*Problem details*. Select from the data all lines with the word "squares".

Collected data entries
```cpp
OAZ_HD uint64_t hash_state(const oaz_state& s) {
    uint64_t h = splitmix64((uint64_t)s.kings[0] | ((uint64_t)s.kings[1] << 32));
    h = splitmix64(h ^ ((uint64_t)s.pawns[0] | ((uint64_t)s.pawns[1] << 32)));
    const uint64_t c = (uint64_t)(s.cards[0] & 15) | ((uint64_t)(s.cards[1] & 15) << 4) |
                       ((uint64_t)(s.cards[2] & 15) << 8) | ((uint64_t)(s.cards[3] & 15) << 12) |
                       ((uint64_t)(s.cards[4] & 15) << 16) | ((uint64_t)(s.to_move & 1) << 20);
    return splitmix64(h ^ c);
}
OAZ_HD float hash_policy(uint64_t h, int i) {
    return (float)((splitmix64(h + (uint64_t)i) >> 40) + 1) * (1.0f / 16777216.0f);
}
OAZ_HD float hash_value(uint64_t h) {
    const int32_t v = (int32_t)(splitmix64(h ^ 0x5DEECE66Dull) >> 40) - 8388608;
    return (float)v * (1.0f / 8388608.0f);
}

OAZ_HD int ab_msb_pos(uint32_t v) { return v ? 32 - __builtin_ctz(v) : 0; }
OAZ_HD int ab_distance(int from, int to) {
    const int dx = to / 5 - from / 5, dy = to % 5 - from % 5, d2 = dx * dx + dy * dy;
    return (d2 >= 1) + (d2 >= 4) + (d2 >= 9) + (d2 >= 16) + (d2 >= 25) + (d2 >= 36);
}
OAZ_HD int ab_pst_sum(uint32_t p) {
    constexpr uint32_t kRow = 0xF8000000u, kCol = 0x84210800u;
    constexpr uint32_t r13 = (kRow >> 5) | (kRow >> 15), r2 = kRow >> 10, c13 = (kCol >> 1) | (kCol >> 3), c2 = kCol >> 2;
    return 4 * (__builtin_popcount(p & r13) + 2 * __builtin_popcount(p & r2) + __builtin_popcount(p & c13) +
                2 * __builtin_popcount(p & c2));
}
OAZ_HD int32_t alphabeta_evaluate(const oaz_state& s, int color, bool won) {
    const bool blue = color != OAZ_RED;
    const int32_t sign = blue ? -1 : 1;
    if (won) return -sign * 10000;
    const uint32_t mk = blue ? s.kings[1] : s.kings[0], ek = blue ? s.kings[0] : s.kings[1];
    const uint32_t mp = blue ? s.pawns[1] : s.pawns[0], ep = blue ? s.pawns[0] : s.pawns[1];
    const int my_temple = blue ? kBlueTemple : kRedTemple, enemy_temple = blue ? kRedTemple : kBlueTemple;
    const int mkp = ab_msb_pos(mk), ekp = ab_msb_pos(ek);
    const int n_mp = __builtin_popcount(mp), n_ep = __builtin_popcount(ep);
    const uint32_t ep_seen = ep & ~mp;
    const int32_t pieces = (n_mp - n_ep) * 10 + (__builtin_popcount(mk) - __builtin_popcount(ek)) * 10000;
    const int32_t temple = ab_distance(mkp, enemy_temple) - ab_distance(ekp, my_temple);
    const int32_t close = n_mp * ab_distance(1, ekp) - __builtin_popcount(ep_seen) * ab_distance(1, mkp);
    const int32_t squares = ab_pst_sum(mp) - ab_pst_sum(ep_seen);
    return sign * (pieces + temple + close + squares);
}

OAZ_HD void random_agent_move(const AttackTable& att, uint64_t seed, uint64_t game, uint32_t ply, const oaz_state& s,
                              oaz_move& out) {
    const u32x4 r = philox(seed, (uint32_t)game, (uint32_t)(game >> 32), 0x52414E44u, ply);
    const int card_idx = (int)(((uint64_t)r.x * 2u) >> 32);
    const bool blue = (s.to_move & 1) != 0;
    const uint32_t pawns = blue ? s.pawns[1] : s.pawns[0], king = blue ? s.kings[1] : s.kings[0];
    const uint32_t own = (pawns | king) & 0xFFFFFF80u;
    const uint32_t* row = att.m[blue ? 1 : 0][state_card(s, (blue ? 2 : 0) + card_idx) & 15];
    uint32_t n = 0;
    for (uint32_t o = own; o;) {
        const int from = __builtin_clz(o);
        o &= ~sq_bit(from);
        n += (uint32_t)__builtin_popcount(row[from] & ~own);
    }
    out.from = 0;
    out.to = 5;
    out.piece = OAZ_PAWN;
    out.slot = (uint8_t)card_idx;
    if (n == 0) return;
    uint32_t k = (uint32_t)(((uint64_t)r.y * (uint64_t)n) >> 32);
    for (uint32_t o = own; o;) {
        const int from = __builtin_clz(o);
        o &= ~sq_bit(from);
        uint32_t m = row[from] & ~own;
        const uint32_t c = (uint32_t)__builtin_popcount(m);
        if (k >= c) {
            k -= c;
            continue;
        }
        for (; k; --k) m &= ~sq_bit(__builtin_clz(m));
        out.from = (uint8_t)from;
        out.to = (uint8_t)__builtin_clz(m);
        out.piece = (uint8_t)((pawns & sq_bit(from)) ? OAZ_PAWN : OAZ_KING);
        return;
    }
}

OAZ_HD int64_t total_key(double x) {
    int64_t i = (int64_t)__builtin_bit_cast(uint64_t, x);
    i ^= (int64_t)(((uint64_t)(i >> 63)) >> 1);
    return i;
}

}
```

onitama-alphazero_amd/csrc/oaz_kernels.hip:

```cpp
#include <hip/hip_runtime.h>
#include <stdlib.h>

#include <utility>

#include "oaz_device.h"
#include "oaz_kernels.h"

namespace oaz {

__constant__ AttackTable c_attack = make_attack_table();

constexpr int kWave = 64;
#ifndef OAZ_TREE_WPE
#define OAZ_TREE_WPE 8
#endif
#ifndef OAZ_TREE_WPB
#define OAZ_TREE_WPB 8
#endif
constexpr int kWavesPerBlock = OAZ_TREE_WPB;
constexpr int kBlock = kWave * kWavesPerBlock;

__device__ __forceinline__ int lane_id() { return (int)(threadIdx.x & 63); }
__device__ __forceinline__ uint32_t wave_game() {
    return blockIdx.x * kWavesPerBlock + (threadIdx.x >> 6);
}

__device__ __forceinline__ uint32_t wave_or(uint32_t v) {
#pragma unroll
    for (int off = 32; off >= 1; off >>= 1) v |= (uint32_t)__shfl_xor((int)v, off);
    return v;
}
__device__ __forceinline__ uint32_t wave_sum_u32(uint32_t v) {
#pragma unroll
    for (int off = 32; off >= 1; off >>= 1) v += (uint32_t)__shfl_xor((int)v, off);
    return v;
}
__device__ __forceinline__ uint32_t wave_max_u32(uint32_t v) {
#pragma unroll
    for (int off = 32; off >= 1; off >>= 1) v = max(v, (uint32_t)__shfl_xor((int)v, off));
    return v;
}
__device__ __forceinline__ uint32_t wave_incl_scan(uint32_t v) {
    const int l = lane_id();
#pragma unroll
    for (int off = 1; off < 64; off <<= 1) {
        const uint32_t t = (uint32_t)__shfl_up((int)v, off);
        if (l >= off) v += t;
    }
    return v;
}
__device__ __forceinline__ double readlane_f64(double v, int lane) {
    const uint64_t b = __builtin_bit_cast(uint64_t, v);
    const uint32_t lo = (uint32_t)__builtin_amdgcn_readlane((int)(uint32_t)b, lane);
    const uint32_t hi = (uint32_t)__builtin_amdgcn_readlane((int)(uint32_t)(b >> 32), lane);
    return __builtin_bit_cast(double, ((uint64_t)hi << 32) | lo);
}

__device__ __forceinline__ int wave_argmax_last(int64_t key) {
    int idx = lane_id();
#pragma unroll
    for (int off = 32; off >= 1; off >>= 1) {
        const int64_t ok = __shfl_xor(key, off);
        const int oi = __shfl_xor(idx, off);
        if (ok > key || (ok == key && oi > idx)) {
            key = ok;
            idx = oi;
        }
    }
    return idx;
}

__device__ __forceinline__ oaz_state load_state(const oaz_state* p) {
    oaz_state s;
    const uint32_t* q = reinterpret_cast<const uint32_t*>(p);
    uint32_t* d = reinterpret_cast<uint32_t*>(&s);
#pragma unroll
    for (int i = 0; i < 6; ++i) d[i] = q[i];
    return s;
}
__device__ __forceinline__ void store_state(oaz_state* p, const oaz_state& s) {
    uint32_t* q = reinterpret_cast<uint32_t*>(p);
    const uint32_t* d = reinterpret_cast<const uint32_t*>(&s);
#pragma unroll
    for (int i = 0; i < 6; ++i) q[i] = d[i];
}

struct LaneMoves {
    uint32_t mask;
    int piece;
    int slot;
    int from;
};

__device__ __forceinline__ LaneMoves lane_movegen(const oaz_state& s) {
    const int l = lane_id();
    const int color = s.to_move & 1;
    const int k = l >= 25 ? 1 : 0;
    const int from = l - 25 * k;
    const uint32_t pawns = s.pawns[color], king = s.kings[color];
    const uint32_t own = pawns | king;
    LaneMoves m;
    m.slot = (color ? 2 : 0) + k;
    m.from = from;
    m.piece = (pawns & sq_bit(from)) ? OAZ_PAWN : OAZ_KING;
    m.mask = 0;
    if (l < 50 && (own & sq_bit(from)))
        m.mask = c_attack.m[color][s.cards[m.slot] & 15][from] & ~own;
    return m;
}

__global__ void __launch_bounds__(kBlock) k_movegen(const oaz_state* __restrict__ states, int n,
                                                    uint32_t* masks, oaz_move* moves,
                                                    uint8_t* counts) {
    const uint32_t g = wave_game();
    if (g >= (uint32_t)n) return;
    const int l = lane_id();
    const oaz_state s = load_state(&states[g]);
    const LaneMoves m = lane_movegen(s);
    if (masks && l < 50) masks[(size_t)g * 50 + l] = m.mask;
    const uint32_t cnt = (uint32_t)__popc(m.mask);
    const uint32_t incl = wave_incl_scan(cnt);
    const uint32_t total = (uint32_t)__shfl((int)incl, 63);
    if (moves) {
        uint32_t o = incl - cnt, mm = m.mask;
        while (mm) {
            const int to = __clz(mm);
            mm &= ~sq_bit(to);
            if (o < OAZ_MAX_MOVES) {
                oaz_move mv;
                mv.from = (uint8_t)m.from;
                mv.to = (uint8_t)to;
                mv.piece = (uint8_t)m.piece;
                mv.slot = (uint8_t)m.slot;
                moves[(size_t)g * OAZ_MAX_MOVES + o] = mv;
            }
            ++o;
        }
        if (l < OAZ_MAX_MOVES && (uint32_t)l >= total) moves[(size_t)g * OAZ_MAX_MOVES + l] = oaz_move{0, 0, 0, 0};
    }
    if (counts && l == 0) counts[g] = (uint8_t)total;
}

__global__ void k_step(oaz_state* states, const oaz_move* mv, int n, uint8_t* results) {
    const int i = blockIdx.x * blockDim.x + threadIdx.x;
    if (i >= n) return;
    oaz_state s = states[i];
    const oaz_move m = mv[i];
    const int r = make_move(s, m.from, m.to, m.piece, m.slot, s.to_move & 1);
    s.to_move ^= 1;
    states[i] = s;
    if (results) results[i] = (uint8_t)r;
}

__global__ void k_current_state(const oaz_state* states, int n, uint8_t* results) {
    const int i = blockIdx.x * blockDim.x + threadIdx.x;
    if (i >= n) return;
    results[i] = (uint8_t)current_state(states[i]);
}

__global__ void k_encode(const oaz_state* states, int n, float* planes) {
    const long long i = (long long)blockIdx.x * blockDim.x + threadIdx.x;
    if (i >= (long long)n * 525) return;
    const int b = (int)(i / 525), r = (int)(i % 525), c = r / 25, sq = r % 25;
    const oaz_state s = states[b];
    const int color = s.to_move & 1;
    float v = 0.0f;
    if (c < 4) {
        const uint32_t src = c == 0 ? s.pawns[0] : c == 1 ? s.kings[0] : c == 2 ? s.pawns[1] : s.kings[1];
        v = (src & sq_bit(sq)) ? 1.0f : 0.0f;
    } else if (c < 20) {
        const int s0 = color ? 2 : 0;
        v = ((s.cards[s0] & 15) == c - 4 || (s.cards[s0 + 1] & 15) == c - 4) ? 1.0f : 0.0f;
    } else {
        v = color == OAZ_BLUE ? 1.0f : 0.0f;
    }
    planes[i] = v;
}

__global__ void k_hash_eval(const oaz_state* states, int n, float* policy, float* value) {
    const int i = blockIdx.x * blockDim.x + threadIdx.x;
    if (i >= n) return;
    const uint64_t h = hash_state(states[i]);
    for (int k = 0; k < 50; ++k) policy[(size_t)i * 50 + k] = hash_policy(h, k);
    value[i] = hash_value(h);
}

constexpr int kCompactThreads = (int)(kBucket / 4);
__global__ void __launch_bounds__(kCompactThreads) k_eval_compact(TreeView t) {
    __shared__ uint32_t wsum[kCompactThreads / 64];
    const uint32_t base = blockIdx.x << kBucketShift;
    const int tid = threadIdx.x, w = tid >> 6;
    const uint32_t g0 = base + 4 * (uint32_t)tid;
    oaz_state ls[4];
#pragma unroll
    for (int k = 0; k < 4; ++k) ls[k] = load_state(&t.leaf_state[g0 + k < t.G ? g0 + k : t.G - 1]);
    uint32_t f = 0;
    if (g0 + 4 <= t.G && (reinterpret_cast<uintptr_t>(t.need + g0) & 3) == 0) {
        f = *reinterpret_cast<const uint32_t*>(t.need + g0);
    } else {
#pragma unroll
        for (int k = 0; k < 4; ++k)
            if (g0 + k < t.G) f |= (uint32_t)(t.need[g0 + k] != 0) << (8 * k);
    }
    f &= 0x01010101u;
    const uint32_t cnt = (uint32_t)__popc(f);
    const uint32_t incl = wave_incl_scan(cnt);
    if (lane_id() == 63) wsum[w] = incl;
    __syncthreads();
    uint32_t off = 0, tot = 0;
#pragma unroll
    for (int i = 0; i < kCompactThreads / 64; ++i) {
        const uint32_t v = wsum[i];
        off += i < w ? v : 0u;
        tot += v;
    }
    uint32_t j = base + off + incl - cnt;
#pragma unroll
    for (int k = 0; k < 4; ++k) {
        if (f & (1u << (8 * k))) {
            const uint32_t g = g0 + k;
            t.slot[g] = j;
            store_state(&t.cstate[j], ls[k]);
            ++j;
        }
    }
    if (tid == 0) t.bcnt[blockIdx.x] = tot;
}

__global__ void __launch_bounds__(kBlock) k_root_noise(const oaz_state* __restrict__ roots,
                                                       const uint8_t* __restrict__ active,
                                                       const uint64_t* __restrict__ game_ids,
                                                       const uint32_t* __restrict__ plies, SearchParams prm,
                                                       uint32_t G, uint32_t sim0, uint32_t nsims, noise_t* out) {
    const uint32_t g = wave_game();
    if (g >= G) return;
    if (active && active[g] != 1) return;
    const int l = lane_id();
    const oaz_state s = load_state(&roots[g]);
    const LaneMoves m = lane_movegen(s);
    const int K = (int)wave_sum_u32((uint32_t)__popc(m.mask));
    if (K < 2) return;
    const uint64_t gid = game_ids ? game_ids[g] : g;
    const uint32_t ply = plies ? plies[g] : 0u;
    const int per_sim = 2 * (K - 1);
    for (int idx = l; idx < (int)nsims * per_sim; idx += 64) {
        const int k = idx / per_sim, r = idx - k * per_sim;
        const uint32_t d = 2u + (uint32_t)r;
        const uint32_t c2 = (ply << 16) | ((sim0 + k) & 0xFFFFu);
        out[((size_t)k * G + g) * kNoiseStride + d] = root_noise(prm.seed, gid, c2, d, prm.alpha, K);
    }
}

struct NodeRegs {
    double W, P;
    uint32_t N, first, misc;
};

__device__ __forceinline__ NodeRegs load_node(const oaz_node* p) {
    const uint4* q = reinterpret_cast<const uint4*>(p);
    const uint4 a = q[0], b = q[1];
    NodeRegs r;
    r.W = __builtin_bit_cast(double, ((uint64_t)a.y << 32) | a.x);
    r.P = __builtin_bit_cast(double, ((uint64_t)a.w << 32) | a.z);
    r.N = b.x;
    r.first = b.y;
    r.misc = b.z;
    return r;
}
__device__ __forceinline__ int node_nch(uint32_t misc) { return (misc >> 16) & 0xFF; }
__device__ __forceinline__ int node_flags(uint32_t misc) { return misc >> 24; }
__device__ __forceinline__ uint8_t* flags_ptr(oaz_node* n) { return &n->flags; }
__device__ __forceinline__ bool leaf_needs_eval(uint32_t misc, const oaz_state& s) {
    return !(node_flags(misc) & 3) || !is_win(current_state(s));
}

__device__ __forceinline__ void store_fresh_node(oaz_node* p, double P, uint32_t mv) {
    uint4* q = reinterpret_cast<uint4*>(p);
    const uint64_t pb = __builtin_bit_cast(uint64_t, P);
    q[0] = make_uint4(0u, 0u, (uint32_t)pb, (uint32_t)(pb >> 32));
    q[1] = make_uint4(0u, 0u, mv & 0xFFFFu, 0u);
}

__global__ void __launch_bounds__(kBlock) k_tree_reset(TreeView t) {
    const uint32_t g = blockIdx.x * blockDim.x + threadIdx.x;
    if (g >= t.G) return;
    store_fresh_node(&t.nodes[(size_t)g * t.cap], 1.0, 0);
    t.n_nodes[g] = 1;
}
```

*Response to the exercise*.
    const int32_t squares = ab_pst_sum(mp) - ab_pst_sum(ep_seen);
    return sign * (pieces + temple + close + squares);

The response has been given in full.